Muscle Cramps
Muscles
cramps are caused by chronic contraction or abnormal
toning of the muscles, of which there are three types
skeletal, smooth, and heart. Symptoms of muscle cramps
include tightness in the muscle, pain, and/or tingling
and burning in the affected area.
Everyone
experiences muscle cramping at some time, but those
who are most prone to it tend to live a sedentary lifestyle,
do not exercise regularly, lack magnesium-rich foods
in their diet (especially green vegetables) and/or eat
an excess of foods that reduce calcium, such as animal
foods, grains, soda, caffeinated beverages, refined
sugars, and processed foods high in phosphates.
What
To Consider
Muscle cramps can be due to lack of exercise; low thyroid
function; deficiencies in iron, magnesium, calcium,
vitamin E, and/or folic acid; dietary imbalances; food
allergies; excessive coffee consumption; poor posture;
spinal problems; uncomfortable footwear; past injury;
stress; poor circulation; heart problems; general fatigue;
diabetes; and/or arthritis. If muscle cramping becomes
chronic, all of these factors need to be screened for
and, if present, addressed.
Note
Diuretic medications can worsen muscle cramps
and spasms because of their tendency to deplete the
body of essential minerals, particularly potassium,
calcium, and magnesium, and may create worse muscle
spasms.
Self-Care
Tips
Diet
Eat an organic, whole foods diet that is high in calcium-rich
and magnesium-rich foods, such as green leafy vegetables,
fruits (particularly apricots), organic yogurt, kefir,
millet, raw nuts and seeds, and raw organic honey. Minimize
your intake of citrus fruits, meats, and grains. Overall,
you want your diet to be one that supports alkalinity
and minimizes acidity, so you need to make sure each
meal of the day is high in fruit or vegetable content.

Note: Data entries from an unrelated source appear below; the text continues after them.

template <class R>
__device__ __forceinline__ double restrict_at(const LevelDevT<R> &Lf, const double *__restrict__ r, int I0, int I1, int I2) {
    const GridDev &gf = Lf.g;
    const int a = Lf.axis;
    const int F0 = a == 0 ? 2 * I0 : I0, F1 = a == 1 ? 2 * I1 : I1, F2 = a == 2 ? 2 * I2 : I2;
    const int Fa = a == 0 ? F0 : (a == 1 ? F1 : F2);
    const int nfa = a == 0 ? gf.n0 : (a == 1 ? gf.n1 : gf.n2);
    const long stride = a == 0 ? 1 : (a == 1 ? gf.n0 : gf.np);
    const long f = gf.np + (long)F0 + (long)gf.n0 * F1 + gf.np * F2;
    const bool hm = Fa - 1 >= 0, hp = Fa + 1 < nfa;
    const long fm = hm ? f - stride : f, fp = hp ? f + stride : f;
    const double vm = (double)Lf.wp[fm] * r[fm], vp = (double)Lf.wm[fp] * r[fp];
    return r[f] + (hm ? vm : 0.0) + (hp ? vp : 0.0);
}
template <class R>
__device__ __forceinline__ double restrict2_cell(const LevelDevT<R> &L0, const LevelDevT<R> &L1, const GridDev &g2,
                                                 const double *__restrict__ r, long tid2) {
    int I[3];
    cell_ijk(g2, tid2, I[0], I[1], I[2]);
    const GridDev &g1 = L1.g;
    const int a = L1.axis;
    int M[3] = {I[0], I[1], I[2]};
    M[a] = 2 * I[a];
    const int n1a = a == 0 ? g1.n0 : (a == 1 ? g1.n1 : g1.n2);
    const long stride = a == 0 ? 1 : (a == 1 ? g1.n0 : g1.np);
    const long m = g1.np + (long)M[0] + (long)g1.n0 * M[1] + g1.np * M[2];
    const bool hm = M[a] - 1 >= 0, hp = M[a] + 1 < n1a;
    int Mm[3] = {M[0], M[1], M[2]}, Mp[3] = {M[0], M[1], M[2]};
    Mm[a] -= hm ? 1 : 0;
    Mp[a] += hp ? 1 : 0;
    const double v0 = restrict_at(L0, r, M[0], M[1], M[2]);
    const double vm = (double)L1.wp[hm ? m - stride : m] * restrict_at(L0, r, Mm[0], Mm[1], Mm[2]);
    const double vp = (double)L1.wm[hp ? m + stride : m] * restrict_at(L0, r, Mp[0], Mp[1], Mp[2]);
    return v0 + (hm ? vm : 0.0) + (hp ? vp : 0.0);
}
template <class R>
__device__ __forceinline__ double prolong2_val(const LevelDevT<R> &L0, const LevelDevT<R> &L1, const GridDev &g2,
                                               const double *__restrict__ e2, int F0, int F1, int F2) {
    const GridDev &g = L0.g, &g1 = L1.g;
    const int a = L0.axis;
    const int Fa = a == 0 ? F0 : (a == 1 ? F1 : F2);
    const int Ia = Fa >> 1;
    const bool isF = Fa & 1;
    const int n1a = a == 0 ? g1.n0 : (a == 1 ? g1.n1 : g1.n2);
    const bool hasR = isF && (Ia + 1 < n1a);
    const int I0 = a == 0 ? Ia : F0, I1 = a == 1 ? Ia : F1, I2 = a == 2 ? Ia : F2;
    const int J0 = I0 + (a == 0 && hasR), J1 = I1 + (a == 1 && hasR), J2 = I2 + (a == 2 && hasR);
    const long cf = g.np + (long)F0 + (long)g.n0 * F1 + g.np * F2;
    const double wm = (double)L0.wm[cf], wp = (double)L0.wp[cf];
    const double v0 = prolong_val(L1, g2, e2, I0, I1, I2), v1 = prolong_val(L1, g2, e2, J0, J1, J2);
    const double fF = isF ? 1.0 : 0.0, fR = hasR ? 1.0 : 0.0;
    return (1.0 - fF) * v0 + fF * (wm * v0 + fR * (wp * v1));
}
template <class R, bool REG = false>
__device__ __forceinline__ double prolong2_jacobi_cell(const LevelDevT<R> &L0, const LevelDevT<R> &L1, const GridDev &g2,
                                                       const double *__restrict__ b, const double *__restrict__ e2,
                                                       long tid) {
    const GridDev &g = L0.g;
    int i0, i1, i2;
    cell_ijk(g, tid, i0, i1, i2);
    const long c = g.np + tid;
    const int m0 = max(i0 - 1, 0), p0 = min(i0 + 1, g.n0 - 1);
    const int m1 = max(i1 - 1, 0), p1 = min(i1 + 1, g.n1 - 1);
    const int m2 = max(i2 - 1, 0), p2 = min(i2 + 1, g.n2 - 1);
    double v[7];
    v[0] = prolong2_val(L0, L1, g2, e2, i0, i1, i2);
    v[1] = prolong2_val(L0, L1, g2, e2, m0, i1, i2);
    v[2] = prolong2_val(L0, L1, g2, e2, p0, i1, i2);
    v[3] = prolong2_val(L0, L1, g2, e2, i0, m1, i2);
    v[4] = prolong2_val(L0, L1, g2, e2, i0, p1, i2);
    v[5] = prolong2_val(L0, L1, g2, e2, i0, i1, m2);
    v[6] = prolong2_val(L0, L1, g2, e2, i0, i1, p2);
    double s = 0.0;
#pragma unroll
    for (int k = 0; k < 7; ++k) s += (double)L0.op.slot(k)[c] * v[k];
    return v[0] + invd_at<R, REG>(L0, c) * (b[c] - s);
}

template <class R, bool REG>
__global__ __launch_bounds__(256) void k_amg_pre(LevelDevT<R> L, const double *b, int two, double *out) {
    const long tid = xcd_tid();
    if (tid >= L.g.nown) return;
    const long c = L.g.np + tid;
    out[c] = two ? pre2_cell<R, REG>(L, b, tid) : invd_at<R, REG>(L, c) * b[c];
}
template <class R, bool REG>
__global__ __launch_bounds__(256) void k_amg_jacobi(LevelDevT<R> L, const double *b, const double *x, double *out) {
    const long tid = xcd_tid();
    if (tid >= L.g.nown) return;
    out[L.g.np + tid] = jacobi_cell<R, REG>(L, b, x, tid);
}
template <class R>
__global__ __launch_bounds__(256) void k_amg_resid_restrict(LevelDevT<R> Lf, GridDev gc, const double *b,
                                                            const double *x, double *rc) {
    const long tid = xcd_tid();
    if (tid >= gc.nown) return;
    rc[gc.np + tid] = resid_restrict_cell(Lf, gc, b, x, tid);
}
template <class R, bool REG>
__global__ __launch_bounds__(256) void k_amg_prolong_jacobi(LevelDevT<R> Lf, GridDev gc, const double *b,
                                                            const double *x, const double *ec, double *out) {
    const long tid = xcd_tid();
    if (tid >= Lf.g.nown) return;
    out[Lf.g.np + tid] = prolong_jacobi_cell<R, REG>(Lf, gc, b, x, ec, tid);
}

template <class R>
__global__ __launch_bounds__(256) void k_amg_restrict2(LevelDevT<R> L0, LevelDevT<R> L1, GridDev g2, const double *r,
                                                       double *rc) {
    const long tid = xcd_tid();
    if (tid >= g2.nown) return;
    rc[g2.np + tid] = restrict2_cell(L0, L1, g2, r, tid);
}
template <class R, bool REG>
__global__ __launch_bounds__(256) void k_amg_prolong2_jacobi(LevelDevT<R> L0, LevelDevT<R> L1, GridDev g2, const double *b,
                                                             const double *e2, double *out) {
    const long tid = xcd_tid();
    if (tid >= L0.g.nown) return;
    out[L0.g.np + tid] = prolong2_jacobi_cell<R, REG>(L0, L1, g2, b, e2, tid);
}

template <class R>
__global__ __launch_bounds__(256) void k_amg_resid(LevelDevT<R> L, const double *__restrict__ b,
                                                   const double *__restrict__ x, double *__restrict__ r) {
    const long tid = xcd_tid();
    if (tid >= L.g.nown) return;
    r[L.g.np + tid] = resid_at(L, b, x, L.g.np + tid);
}
template <class R>
__global__ __launch_bounds__(256) void k_amg_restrict(LevelDevT<R> Lf, GridDev gc, const double *__restrict__ r,
                                                      double *__restrict__ rc) {
    const long tid = xcd_tid();
    if (tid >= gc.nown) return;
    rc[gc.np + tid] = restrict_cell(Lf, gc, r, tid);
}
struct RrTile {
    int W, H;
    int nr, nfa;
    unsigned ntw, nta;
    unsigned ntiles;
    long sa, so;
    long csa, cso;
};
template <class R, bool FLAT, int K>
__global__ __launch_bounds__(TP_BLOCK) void k_amg_resid_restrict_tile(LevelDevT<R> Lf, GridDev gc, RrTile T,
                                                                      const double *__restrict__ b,
                                                                      const double *__restrict__ x, double *__restrict__ rc) {
    constexpr int NS = K * TP_BLOCK;
    __shared__ double s_m[NS], s_p[NS];
    const unsigned nb = gridDim.x, bi = blockIdx.x;
    const unsigned tile = (bi & 7u) * (nb >> 3) + (bi >> 3);
    if (tile >= T.ntiles) return;
    const int t = (int)threadIdx.x;
    const GridDev &g = Lf.g;
    double r[K];
    long cc[K];
    bool outc[K], hm[K], hp[K];
    int lm[K], lp[K];
    unsigned tw = 0, ta = 0, to = 0;
    if constexpr (!FLAT) {
        const unsigned rest = tile / T.ntw;
        tw = tile - rest * T.ntw;
        to = rest / T.nta;
        ta = rest - to * T.nta;
    }
#pragma unroll
    for (int j = 0; j < K; ++j) {
        const int s = j * TP_BLOCK + t;
        long c, cw;
        if constexpr (FLAT) {
            const long raw = (long)tile * (TP_BLOCK - 2) - 1 + t;
            const long tid = raw < 0 ? 0 : (raw < g.nown ? raw : g.nown - 1);
            int i0, i1, i2;
            cell_ijk(g, tid, i0, i1, i2);
            c = g.np + tid;
            cc[j] = gc.np + (long)(i0 >> 1) + (long)gc.n0 * i1 + gc.np * i2;
            outc[j] = raw == tid && t >= 1 && t <= TP_BLOCK - 2 && !(i0 & 1);
            hm[j] = i0 - 1 >= 0;
            hp[j] = i0 + 1 < g.n0;
            lm[j] = max(t - 1, 0);
            lp[j] = min(t + 1, TP_BLOCK - 1);
            cw = c;
        } else {
            const int h = (int)((unsigned)s / (unsigned)T.W), w = s - h * T.W;
            const int q = (int)tw * T.W + w, fa = (int)ta * (T.H - 1) - 1 + h;
            const int qc = min(q, T.nr - 1), fc = min(max(fa, 0), T.nfa - 1);
            c = g.np + (long)qc + T.sa * fc + T.so * to;
            cc[j] = gc.np + (long)qc + T.csa * (fc >> 1) + T.cso * to;
            outc[j] = q == qc && fa == fc && h < T.H && (h & 1);
            hm[j] = fa - 1 >= 0;
            hp[j] = fa + 1 < T.nfa;
            lm[j] = s >= T.W ? s - T.W : s;
            lp[j] = s + T.W < NS ? s + T.W : s;
            cw = c + ((h & 1) ? (hp[j] ? T.sa : -T.sa) : 0);
        }
        r[j] = resid_at(Lf, b, x, c);
        s_m[s] = (double)Lf.wp[cw] * r[j];
        s_p[s] = (double)Lf.wm[cw] * r[j];
    }
    __syncthreads();
#pragma unroll
    for (int j = 0; j < K; ++j) {
        const double vm = s_m[lm[j]], vp = s_p[lp[j]];
        if (outc[j]) rc[cc[j]] = r[j] + (hm[j] ? vm : 0.0) + (hp[j] ? vp : 0.0);
    }
}
constexpr int RR_K = 2;
static RrTile rr_tile(const GridDev &gf, const GridDev &gc, int a) {
    RrTile T = {};
    if (a == 0) {
        T.ntiles = (unsigned)((gf.nown + TP_BLOCK - 3) / (TP_BLOCK - 2));
        return T;
    }
    const int NS = RR_K * TP_BLOCK;
    T.nr = a == 1 ? gf.n0 : (int)gf.np;
    T.nfa = a == 1 ? gf.n1 : gf.n2;
    T.sa = a == 1 ? gf.n0 : gf.np;
    T.so = a == 1 ? gf.np : 0;
    T.csa = a == 1 ? gc.n0 : gc.np;
    T.cso = a == 1 ? gc.np : 0;
    T.W = 32;
    if (a == 1) {
        double best = 0.0;
        for (int W = 16; W <= 36; ++W) {
            const int H = (NS / W - 1) | 1;
            const double e = (double)T.nr / ((double)((T.nr + W - 1) / W) * W) * (W * (H - 1));
            if (e > best) { best = e; T.W = W; }
        }
    }
    const long nca = (T.nfa + 1) / 2, per_max = (((NS / T.W - 1) | 1) - 1) / 2;
    T.nta = (unsigned)((nca + per_max - 1) / per_max);
    T.H = 2 * (int)((nca + T.nta - 1) / T.nta) + 1;
    T.ntw = (unsigned)((T.nr + T.W - 1) / T.W);
    T.ntiles = T.ntw * T.nta * (unsigned)(a == 1 ? gf.n2 : 1);
    return T;
}
template <class R>
__global__ __launch_bounds__(256) void k_amg_prolong_set(LevelDevT<R> Lf, GridDev gc, const double *__restrict__ ec,
                                                         double *__restrict__ out) {
    const long tid = xcd_tid();
    if (tid >= Lf.g.nown) return;
    int i0, i1, i2;
    cell_ijk(Lf.g, tid, i0, i1, i2);
    out[Lf.g.np + tid] = prolong_val<R, false>(Lf, gc, ec, i0, i1, i2);
}
template <class R>
__global__ __launch_bounds__(256) void k_amg_prolong_add(LevelDevT<R> Lf, GridDev gc, const double *__restrict__ ec,
                                                         double *x) {
    const long tid = xcd_tid();
    if (tid >= Lf.g.nown) return;
    int i0, i1, i2;
    cell_ijk(Lf.g, tid, i0, i1, i2);
    x[Lf.g.np + tid] += prolong_val<R, false>(Lf, gc, ec, i0, i1, i2);
}

struct LineDev {
    const double *m, *invd, *ap;
    int G, S;
};

template <class R>
__global__ __launch_bounds__(64) void k_amg_line_factor(GridDev g, StencilT<R> A, int G, double *m, double *invd, double *ap) {
    const long nlines = (long)g.n1 * g.n2;
    const long line = (long)blockIdx.x * G + threadIdx.x;
    if ((int)threadIdx.x >= G || line >= nlines) return;
    const int n0 = g.n0;
    const long c = g.np + line * n0;
    long q = (long)blockIdx.x * n0 * G + threadIdx.x;
    double d = (double)A.slot(0)[c];
    m[q] = 0.0;
    invd[q] = 1.0 / d;
    ap[q] = (double)A.slot(2)[c];
    for (int i = 1; i < n0; ++i) {
        q += G;
        const double mi = (double)A.slot(1)[c + i] / d;
        d = (double)A.slot(0)[c + i] - mi * (double)A.slot(2)[c + i - 1];
        m[q] = mi;
        invd[q] = 1.0 / d;
        ap[q] = (double)A.slot(2)[c + i];
    }
}

template <class R, bool ZERO>
__global__ __launch_bounds__(TP_BLOCK) void k_amg_line_sweep(LevelDevT<R> L, LineDev F, double omega, const double *__restrict__ b,
                                                             const double *__restrict__ x, double *__restrict__ out) {
    extern __shared__ double img[];
    const int n0 = L.g.n0, G = F.G, S = F.S, t = threadIdx.x;
    const long nlines = (long)L.g.n1 * L.g.n2, line0 = (long)blockIdx.x * G;
    const int nl = (int)(nlines - line0 < G ? nlines - line0 : G);
    const int ncell = nl * n0;
    const long c0 = L.g.np + line0 * n0;
    for (int idx = t; idx < ncell; idx += TP_BLOCK) {
        const unsigned j = (unsigned)idx / (unsigned)n0, i = (unsigned)idx - j * (unsigned)n0;
        double r;
        if constexpr (ZERO) r = b[c0 + idx];
        else r = resid_at(L, b, x, c0 + idx);
        img[j * S + i] = r;
    }
    __syncthreads();
    if (t < nl) {
        double *y = img + t * S;
        const long q0 = (long)blockIdx.x * n0 * G + t;
        double v = y[0];
#pragma unroll 4
        for (int i = 1; i < n0; ++i) {
            v = y[i] - F.m[q0 + (long)i * G] * v;
            y[i] = v;
        }
        v *= F.invd[q0 + (long)(n0 - 1) * G];
        y[n0 - 1] = v;
#pragma unroll 4
        for (int i = n0 - 2; i >= 0; --i) {
            const long q = q0 + (long)i * G;
            v = (y[i] - F.ap[q] * v) * F.invd[q];
            y[i] = v;
        }
    }
    __syncthreads();
    for (int idx = t; idx < ncell; idx += TP_BLOCK) {
        const unsigned j = (unsigned)idx / (unsigned)n0, i = (unsigned)idx - j * (unsigned)n0;
        const double e = omega * img[j * S + i];
        if constexpr (ZERO) out[c0 + idx] = e;
        else out[c0 + idx] = x[c0 + idx] + e;
    }
}

template <class R>
__global__ __launch_bounds__(TP_BLOCK) void k_amg_gs_half(LevelDevT<R> L, int colour, const double *__restrict__ b,
                                                          const double *__restrict__ x, double *__restrict__ out) {
    const long tid = xcd_tid();
    if (tid >= L.g.nown) return;
    int i0, i1, i2;
    cell_ijk(L.g, tid, i0, i1, i2);
    const long c = L.g.np + tid;
    long off[7];
    nb_offsets(L.g, off);
    const double a0 = (double)L.op.slot(0)[c], xc = x[c];
    double s = a0 * xc;
#pragma unroll
    for (int k = 1; k < 7; ++k) s += (double)L.op.slot(k)[c] * x[c + off[k]];
    const double upd = xc + (b[c] - s) / a0;
    out[c] = (((i0 + i1 + i2) & 1) == colour) ? upd : xc;
}

template <class R>
__global__ __launch_bounds__(TP_BLOCK) void k_amg_gs_first(LevelDevT<R> L, const double *__restrict__ b, double *__restrict__ out) {
    const long tid = xcd_tid();
    if (tid >= L.g.nown) return;
    int i0, i1, i2;
    cell_ijk(L.g, tid, i0, i1, i2);
    const long c = L.g.np + tid;
    long off[7];
    nb_offsets(L.g, off);
    const bool in[7] = {true, i0 > 0, i0 + 1 < L.g.n0, i1 > 0, i1 + 1 < L.g.n1, i2 > 0, i2 + 1 < L.g.n2};
    const double a0 = (double)L.op.slot(0)[c], bc = b[c];
    double s = 0.0;
#pragma unroll
    for (int k = 1; k < 7; ++k) {
        const long n = in[k] ? c + off[k] : c;
        s += (double)L.op.slot(k)[c] * (b[n] / (double)L.op.slot(0)[n]);
    }
    out[c] = (((i0 + i1 + i2) & 1) ? bc - s : bc) / a0;
}

template <class R>
__device__ __forceinline__ void tail_sweeps(const LevelDevT<R> *lv, int l0, int nlev, int trunc, int ncoarse,
                                            const double *Minv, const double *b_top, double *e_top) {
    constexpr int T = 1024;
    const int t = threadIdx.x;
    for (int l = l0; l < nlev - 1; ++l) {
        const LevelDevT<R> L = lv[l];
        const GridDev gc = lv[l + 1].g;
        const double *b = (l == l0) ? b_top : L.b;
        double *rc = lv[l + 1].b;
        if (L.pre == 0) {
            for (long i = t; i < gc.nown; i += T) rc[gc.np + i] = restrict_cell(L, gc, b, i);
            __syncthreads();
            continue;
        }
        double *cur = L.x, *oth = L.x2;
        for (long i = t; i < L.g.nown; i += T)
            cur[L.g.np + i] = L.pre >= 2 ? pre2_cell<R, false>(L, b, i) : L.invd[L.g.np + i] * b[L.g.np + i];
        __syncthreads();
        for (int k = 2; k < L.pre; ++k) {
            for (long i = t; i < L.g.nown; i += T) oth[L.g.np + i] = jacobi_cell(L, b, cur, i);
            __syncthreads();
            double *tmp = cur; cur = oth; oth = tmp;
        }
        for (long i = t; i < gc.nown; i += T) rc[gc.np + i] = resid_restrict_cell(L, gc, b, cur, i);
        __syncthreads();
    }
    {
        const LevelDevT<R> Lc = lv[nlev - 1];
        const double *b = (nlev - 1 == l0) ? b_top : Lc.b;
        double *e = (nlev - 1 == l0) ? e_top : Lc.e;
        if (trunc >= 0) {
            for (long i = t; i < Lc.g.nown; i += T) e[Lc.g.np + i] = pre2_cell<R, false>(Lc, b, i);
            __syncthreads();
        } else {
        const int grp = t >> 4, gl = t & 15;
        for (int r = grp; r < ncoarse; r += T >> 4) {
            double s = 0.0;
            for (int q = gl; q < ncoarse; q += 16) s += Minv[(long)r * ncoarse + q] * b[Lc.g.np + q];
            s += __shfl_xor(s, 8, 64);
            s += __shfl_xor(s, 4, 64);
            s += __shfl_xor(s, 2, 64);
            s += __shfl_xor(s, 1, 64);
            if (gl == 0) e[Lc.g.np + r] = s;
// ... 349 lines not shown
}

Also eliminate coffee and other caffeine drinks and drink plenty of pure filtered
water throughout the day.
Nutritional
Supplementation
The following nutrients are very helpful for relieving
and preventing muscle cramps calcium, magnesium, potassium,
silica, trace minerals, a multimineral supplement, vitamin
B complex, vitamin B1, vitamin B3 (niacin), folic acid,
vitamin C, vitamin E, and chlorophyll.
Muscle
cramps, particularly in the calf muscles, can also occur
because of a lack of sodium in the body. To prevent
this, take a half a teaspoon of organic sea salt or
Celtic salt in a glass of water once a day.
Aromatherapy
Rosemary, lavender, marjoram, chamomile, or
clary sage essential oil massaged into the affected
area can provide rapid relief of most muscle cramping.
Flower
Essences
Rescue Remedy Cream applied topically over
the affected area.
Herbs
As its name suggests, cramp bark tea is an
excellent herbal remedy for preventing and relieving
muscle cramps. A tincture of equal parts lobelia and
cramp bark can also be applied topically to soothe the
affected muscles.
Hydrotherapy
Hot packs, Epsom salt packs or baths, sitz
baths, and/or a full, hot bath can hasten recovery from
muscle cramps. For nighttime leg cramps, soak in a hot
bath for 20-30 minutes before going to bed, then stretch
your legs.
Juice
Therapy
Carrot, beet, celery, and cucumber juice can
provide your body with vital nutrients to minimize your
risk of cramping.
Topical
Treatment
Massage cramping muscles with a mixture of grated ginger
juice and equal parts olive or sesame oil. Repeat as
needed throughout the day.
Caution
If your symptoms persist despite the above measures,
seek the help of a qualified health professional.